NVIDIA's software optimization for large language model inference is outpacing AMD's hardware gains, a gap that could determine who captures the next wave of AI spending.
SemiAnalysis, a semiconductor research firm, said NVIDIA's vLLM inference engine delivers more than 12,000 tokens per second per GPU on large mixture-of-experts models, while AMD's MI355X lags due to weaker software integration and rack-level interconnect limits. The firm posted its assessment on X on July 13, following a report two weeks earlier that said NVIDIA's CUDA moat was being "slowly eroded" by hyperscaler custom chips.
NVIDIA's GB200 NVL72 rack system links 72 GPUs through NVLink, enabling wide expert parallelism of 8 to 16 across models like Kimi K2.5, a 100-billion-parameter MoE architecture. The Dynamo distributed inference framework integrates vLLM with disaggregated serving — separating prefill and decode phases — and efficient KV cache transfer across nodes. Each GPU carries reduced expert weights, lowering HBM bandwidth pressure, while all-to-all communication stays within the high-speed NVLink domain rather than traversing slower InfiniBand networks.
AMD's MI355X cannot match the same scale of expert parallelism or rack-level interconnect, according to SemiAnalysis. The company's software stack still relies on standard vLLM and DISAGG versions, without the deep optimizations NVIDIA has built for ultra-large MoE models and wide parallel configurations. The firm described AMD's shortfall as limited to "some models," a qualifier that underscores the gap between partial support and full-coverage optimization.

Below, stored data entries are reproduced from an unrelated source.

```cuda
SRL_DEVINL void tma_prefetch_desc(const CUtensorMap* m) {
  asm volatile("prefetch.tensormap [%0];" ::"l"(reinterpret_cast<uint64_t>(m)) : "memory");
}
SRL_DEVINL void tma_load_2d(void* dst, const CUtensorMap* m, uint64_t* bar, int c0, int c1) {
  asm volatile("cp.async.bulk.tensor.2d.shared::cluster.global.mbarrier::complete_tx::bytes [%0], [%1, {%3, %4}], [%2];"
               ::"r"(smem_u32(dst)), "l"(reinterpret_cast<uint64_t>(m)), "r"(smem_u32(bar)), "r"(c0), "r"(c1) : "memory");
}
SRL_DEVINL void tma_load_3d(void* dst, const CUtensorMap* m, uint64_t* bar, int c0, int c1, int c2) {
  asm volatile("cp.async.bulk.tensor.3d.shared::cluster.global.mbarrier::complete_tx::bytes [%0], [%1, {%3, %4, %5}], [%2];"
               ::"r"(smem_u32(dst)), "l"(reinterpret_cast<uint64_t>(m)), "r"(smem_u32(bar)), "r"(c0), "r"(c1), "r"(c2) : "memory");
}
SRL_DEVINL void tma_load_4d(void* dst, const CUtensorMap* m, uint64_t* bar, int c0, int c1, int c2, int c3) {
  asm volatile("cp.async.bulk.tensor.4d.shared::cluster.global.mbarrier::complete_tx::bytes [%0], [%1, {%3, %4, %5, %6}], [%2];"
               ::"r"(smem_u32(dst)), "l"(reinterpret_cast<uint64_t>(m)), "r"(smem_u32(bar)), "r"(c0), "r"(c1), "r"(c2), "r"(c3)
               : "memory");
}
SRL_DEVINL void tma_load_5d(void* dst, const CUtensorMap* m, uint64_t* bar, int c0, int c1, int c2, int c3, int c4) {
  asm volatile("cp.async.bulk.tensor.5d.shared::cluster.global.mbarrier::complete_tx::bytes [%0], [%1, {%3, %4, %5, %6, %7}], [%2];"
               ::"r"(smem_u32(dst)), "l"(reinterpret_cast<uint64_t>(m)), "r"(smem_u32(bar)), "r"(c0), "r"(c1), "r"(c2), "r"(c3), "r"(c4)
               : "memory");
}

constexpr int IGT_THREADS = 288;

template <class P, int SPLIT = 0>
struct TmaCfg {
  static constexpr int KROWS = P::A_MN ? P::KROWS : 64;
  static constexpr int A_BYTES = P::A_MN ? 2 * KROWS * 128 : 128 * 128;
  static constexpr int B_BLOCKS = (P::BN + 63) / 64;
  static constexpr int B_BYTES = P::B_MN ? B_BLOCKS * KROWS * 128 : P::BN * 128;
  static constexpr int HALF_BYTES = A_BYTES + B_BYTES;
  static constexpr int STAGE_BYTES = HALF_BYTES * (1 + SPLIT);
  static constexpr int NB = P::BN / 2;
  static constexpr int STAGES = fit_stages(P::STAGES, 2 * WG_IMG_BYTES + 1024 + 256, STAGE_BYTES);
  static constexpr int SMEM_BYTES = STAGES * STAGE_BYTES + 2 * WG_IMG_BYTES + 1024 + 256;
  static_assert(SMEM_BYTES <= 232448, "shared memory budget (227 KB)");
  static_assert(NB == 32 || NB == 64 || NB == 128, "MMA N per warpgroup");
  static constexpr int MMAS = P::A_MN ? KROWS / 16 : 4;
  static_assert(A_BYTES % 1024 == 0 && B_BYTES % 1024 == 0, "operand tiles must keep 1024 B alignment (SWIZZLE_128B atoms)");
  static_assert(P::A_MN == P::B_MN, "mixed majors are not used");
  static_assert(KROWS % 16 == 0, "contraction rows per stage must be a multiple of MMA K = 16");
};

template <class P, int SPLIT>
SRL_DEVINL void igt_epilogue(const typename P::Params& p, int tm, int ty, int row, int c0, float (&v)[16]) {
  if constexpr (SPLIT) P::template epilogue16<1>(p, tm, ty, row, c0, v); else P::epilogue16(p, tm, ty, row, c0, v);
}
template <class P, int SPLIT>
SRL_DEVINL void igt_epilogue(const typename P::Params& p, int tm, int ty, int row, int c0, float (&v)[16], const uint4 (&pre)[2]) {
  if constexpr (SPLIT) P::template epilogue16<1>(p, tm, ty, row, c0, v, pre); else P::epilogue16(p, tm, ty, row, c0, v, pre);
}

template <class P, int SPLIT = 0>
__global__ void __launch_bounds__(IGT_THREADS) igemm_tma_kernel(const __grid_constant__ typename P::Params p) {
  using C = TmaCfg<P, SPLIT>;
  extern __shared__ uint8_t smem_raw[];
  uint8_t* smem = reinterpret_cast<uint8_t*>((reinterpret_cast<uintptr_t>(smem_raw) + 1023) & ~uintptr_t(1023));
  float* img = reinterpret_cast<float*>(smem + C::STAGES * C::STAGE_BYTES);
  uint64_t* bars = reinterpret_cast<uint64_t*>(smem + C::STAGES * C::STAGE_BYTES + 2 * WG_IMG_BYTES);
  uint64_t* full = bars;
  uint64_t* empty = bars + C::STAGES;

  const int tid = threadIdx.x;
  const int warp = tid >> 5;
  const int tm = blockIdx.x, ty = blockIdx.y;
  const int nkb = P::num_kblocks(p, tm, ty);

  if constexpr (P::ZERO_INIT) {
    if (P::zero_cta(ty)) {
      uint4* z = reinterpret_cast<uint4*>(smem);
      for (int i = tid; i < C::STAGES * C::STAGE_BYTES / 16; i += IGT_THREADS) z[i] = make_uint4(0, 0, 0, 0);
    }
    __syncthreads();
    for (int s = 0; s < C::STAGES; ++s) P::init_smem(p, tm, ty, smem + s * C::STAGE_BYTES, tid);
    fence_proxy_async_smem();
  }
  if (warp == 8 && (tid & 31) == 0) {
    for (int s = 0; s < C::STAGES; ++s) { mbar_init(&full[s], 1); mbar_init(&empty[s], 8); }
    mbar_fence_init();
    P::prefetch(p);
  }
  __syncthreads();
  pdl_wait(P::KID);
  if (tid == 256) pdl_launch();

  if (warp == 8) {
    const uint32_t leader = elect_one_sync();
    for (int kb = 0; kb < nkb; ++kb) {
      const int s = kb % C::STAGES;
      mbar_wait(&empty[s], ((kb / C::STAGES) & 1) ^ 1);
      if (leader) {
        uint8_t* sA = smem + s * C::STAGE_BYTES;
        if constexpr (SPLIT) P::issue_split(p, tm, ty, kb, sA, C::A_BYTES, C::HALF_BYTES, &full[s]);
        else P::issue(p, tm, ty, kb, sA, sA + C::A_BYTES, &full[s]);
      }
      __syncwarp();
    }
  } else {
    const int g = warp >> 2, wt = tid & 127;
    constexpr int NB = C::NB;
    uint4 pre[P::PREFETCH ? NB / 16 : 1][2];
    if constexpr (P::PREFETCH) {
#pragma unroll
      for (int c = 0; c < NB / 16; ++c) P::prefetch16(p, tm, ty, wt, g * NB + c * 16, pre[c]);
    }
    float acc[2][NB / 2];
#pragma unroll
    for (int h = 0; h < 2; ++h)
#pragma unroll
      for (int i = 0; i < NB / 2; ++i) acc[h][i] = 0.f;
    constexpr uint32_t ASTEP = P::A_MN ? 2048 / 16 : 32 / 16, BSTEP = P::B_MN ? 2048 / 16 : 32 / 16;
    constexpr uint32_t A_HI = (P::A_MN ? C::KROWS * 128 : 64 * 128) / 16;
    const uint32_t b_off = P::B_MN ? (g * NB / 64) * C::KROWS * 128 + (g * NB % 64) * 2 : g * NB * 128;
    for (int kb = 0; kb < nkb; ++kb) {
      const int s = kb % C::STAGES;
      mbar_wait(&full[s], (kb / C::STAGES) & 1);
      const uint32_t a0 = smem_u32(smem + s * C::STAGE_BYTES);
      const uint64_t ad0 = P::A_MN ? make_smem_desc(a0, C::KROWS * 128, 1024) : make_smem_desc(a0, 16, 1024);
      const uint64_t bd0 = P::B_MN ? make_smem_desc(a0 + C::A_BYTES + b_off, C::KROWS * 128, 1024) : make_smem_desc(a0 + C::A_BYTES + b_off, 16, 1024);
      wg_fence();
#pragma unroll
      for (int k = 0; k < C::MMAS; ++k) {
        const uint64_t ad = ad0 + (uint64_t)(k * ASTEP), bd = bd0 + (uint64_t)(k * BSTEP);
        wg_mma128<NB, P::A_MN ? 1 : 0, P::B_MN ? 1 : 0>(acc, ad, A_HI, bd, (kb | k) != 0);
        if constexpr (SPLIT) {
          wg_mma128<NB, P::A_MN ? 1 : 0, P::B_MN ? 1 : 0>(acc, ad, A_HI, bd + (uint64_t)(C::HALF_BYTES / 16), 1);
          wg_mma128<NB, P::A_MN ? 1 : 0, P::B_MN ? 1 : 0>(acc, ad + (uint64_t)(C::HALF_BYTES / 16), A_HI, bd, 1);
        }
      }
      wg_commit();
      if constexpr (C::STAGES > 1) {
        wg_wait_prev();
        __syncwarp();
        if (kb > 0 && (tid & 31) == 0) mbar_arrive(&empty[(kb - 1) % C::STAGES]);
      } else {
        wg_wait_all();
        __syncwarp();
        if ((tid & 31) == 0) mbar_arrive(&empty[s]);
      }
    }
    wg_wait_all();
    wg_fence_regs(acc[0]); wg_fence_regs(acc[1]);
    float* my_img = img + g * (WG_IMG_BYTES / 4);
#pragma unroll
    for (int c = 0; c < NB / 16; ++c) {
      float v[16];
      wg_acc_row16<NB>(acc, c, my_img, wt, 2 + g, v);
      if constexpr (P::PREFETCH) igt_epilogue<P, SPLIT>(p, tm, ty, wt, g * NB + c * 16, v, pre[c]);
      else igt_epilogue<P, SPLIT>(p, tm, ty, wt, g * NB + c * 16, v);
    }
  }
}

template <class P, int SPLIT = 0>
cudaError_t igemm_tma_launch(const typename P::Params& p, dim3 grid, cudaStream_t stream) {
  using C = TmaCfg<P, SPLIT>;
  if (grid.x == 0 || grid.y == 0) return cudaSuccess;
  static PerDeviceOnce once;
  { cudaError_t e = ensure_max_dynamic_smem(once, igemm_tma_kernel<P, SPLIT>, C::SMEM_BYTES); if (e != cudaSuccess) return e; }
  return launch_chain(igemm_tma_kernel<P, SPLIT>, grid, dim3(IGT_THREADS), C::SMEM_BYTES, stream, p);
}

}
```

### scalerl_b200/csrc/tma_problems.cuh

```cuda
#pragma once
#include "igemm_tma.cuh"
#include "encoder_problems.cuh"

namespace srl {

#define SRL_TMAP alignas(64) CUtensorMap

struct TFcFwd {
  static constexpr int KID = 31;
  static constexpr bool PREFETCH = false;
  static constexpr int BN = 64, STAGES = 4, SPLITS = 4;
  static constexpr bool A_MN = false, B_MN = false, ZERO_INIT = false;
  static constexpr int KROWS = 64;
  struct Params { SRL_TMAP a3m; SRL_TMAP w; SRL_TMAP a3m_lo; SRL_TMAP w_lo; float* out; int M; };
  SRL_DEVINL static void prefetch(const Params& p) { tma_prefetch_desc(&p.a3m); tma_prefetch_desc(&p.w); }
  SRL_DEVINL static int kb_begin(int split) { return (49 * split) / SPLITS; }
  SRL_DEVINL static void issue_split(const Params& p, int tm, int ty, int kb, uint8_t* st, int a_bytes, int half, uint64_t* bar) {
    const int k = (kb_begin(ty % SPLITS) + kb) * 64;
    mbar_arrive_expect_tx(bar, 2 * (128 * 128 + 64 * 128));
    tma_load_2d(st, &p.a3m, bar, k, tm * 128);
    tma_load_2d(st + a_bytes, &p.w, bar, k, (ty / SPLITS) * 64);
    tma_load_2d(st + half, &p.a3m_lo, bar, k, tm * 128);
    tma_load_2d(st + half + a_bytes, &p.w_lo, bar, k, (ty / SPLITS) * 64);
  }
  template <int SPLIT>
  SRL_DEVINL static void epilogue16(const Params& p, int tm, int ty, int row, int c0, float (&v)[16]) { epilogue16(p, tm, ty, row, c0, v); }
  SRL_DEVINL static int num_kblocks(const Params&, int, int ty) { const int sp = ty % SPLITS; return kb_begin(sp + 1) - kb_begin(sp); }
  SRL_DEVINL static void issue(const Params& p, int tm, int ty, int kb, uint8_t* sA, uint8_t* sB, uint64_t* bar) {
    const int k = (kb_begin(ty % SPLITS) + kb) * 64;
    mbar_arrive_expect_tx(bar, 128 * 128 + 64 * 128);
    tma_load_2d(sA, &p.a3m, bar, k, tm * 128);
    tma_load_2d(sB, &p.w, bar, k, (ty / SPLITS) * 64);
  }
  SRL_DEVINL static void epilogue16(const Params& p, int tm, int ty, int row, int c0, float (&v)[16]) {
    const int m = tm * 128 + row;
    if (m >= p.M) return;
    float4* o = reinterpret_cast<float4*>(p.out + ((size_t)(ty % SPLITS) * p.M + m) * 512 + (ty / SPLITS) * 64 + c0);
#pragma unroll
    for (int j = 0; j < 4; ++j) o[j] = make_float4(v[4 * j], v[4 * j + 1], v[4 * j + 2], v[4 * j + 3]);
  }
};
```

The finding challenges the narrative that AMD's hardware is closing the gap with NVIDIA. While AMD shares have surged 160 percent year to date to $557.89, and Meta Platforms signed a large procurement order for MI350 chips, the inference software gap remains wide. In AI inference, where enterprise customers run billions of daily calls, microsecond latency differences compound into meaningful cost advantages. Maintaining two software stacks to cover different model types often becomes a decisive factor in procurement decisions.
NVIDIA's software ecosystem rests on three layers: a CUDA tool chain covering roughly 4 million developers accumulated over two decades, priority adaptation across all major machine learning frameworks, and deeply optimized libraries including cuDNN, TensorRT, and NCCL. The switching cost imposed by these layers exceeds any single hardware specification advantage, according to the SemiAnalysis assessment.
The broader competitive picture is more nuanced. Hyperscalers including Google, Amazon, and Microsoft are investing heavily in custom ASICs — Google's TPU and Amazon's Trainium — that undercut NVIDIA on inference cost. Broadcom and Marvell Technology design custom AI accelerators that cost between $6 billion and $11 billion per gigawatt of infrastructure, compared with roughly $19 billion for NVIDIA GB300-based racks, according to Milk Road AI estimates. Morgan Stanley said the four largest hyperscalers will spend over $1 trillion on AI infrastructure next year, adding 19.5 gigawatts of incremental compute capacity.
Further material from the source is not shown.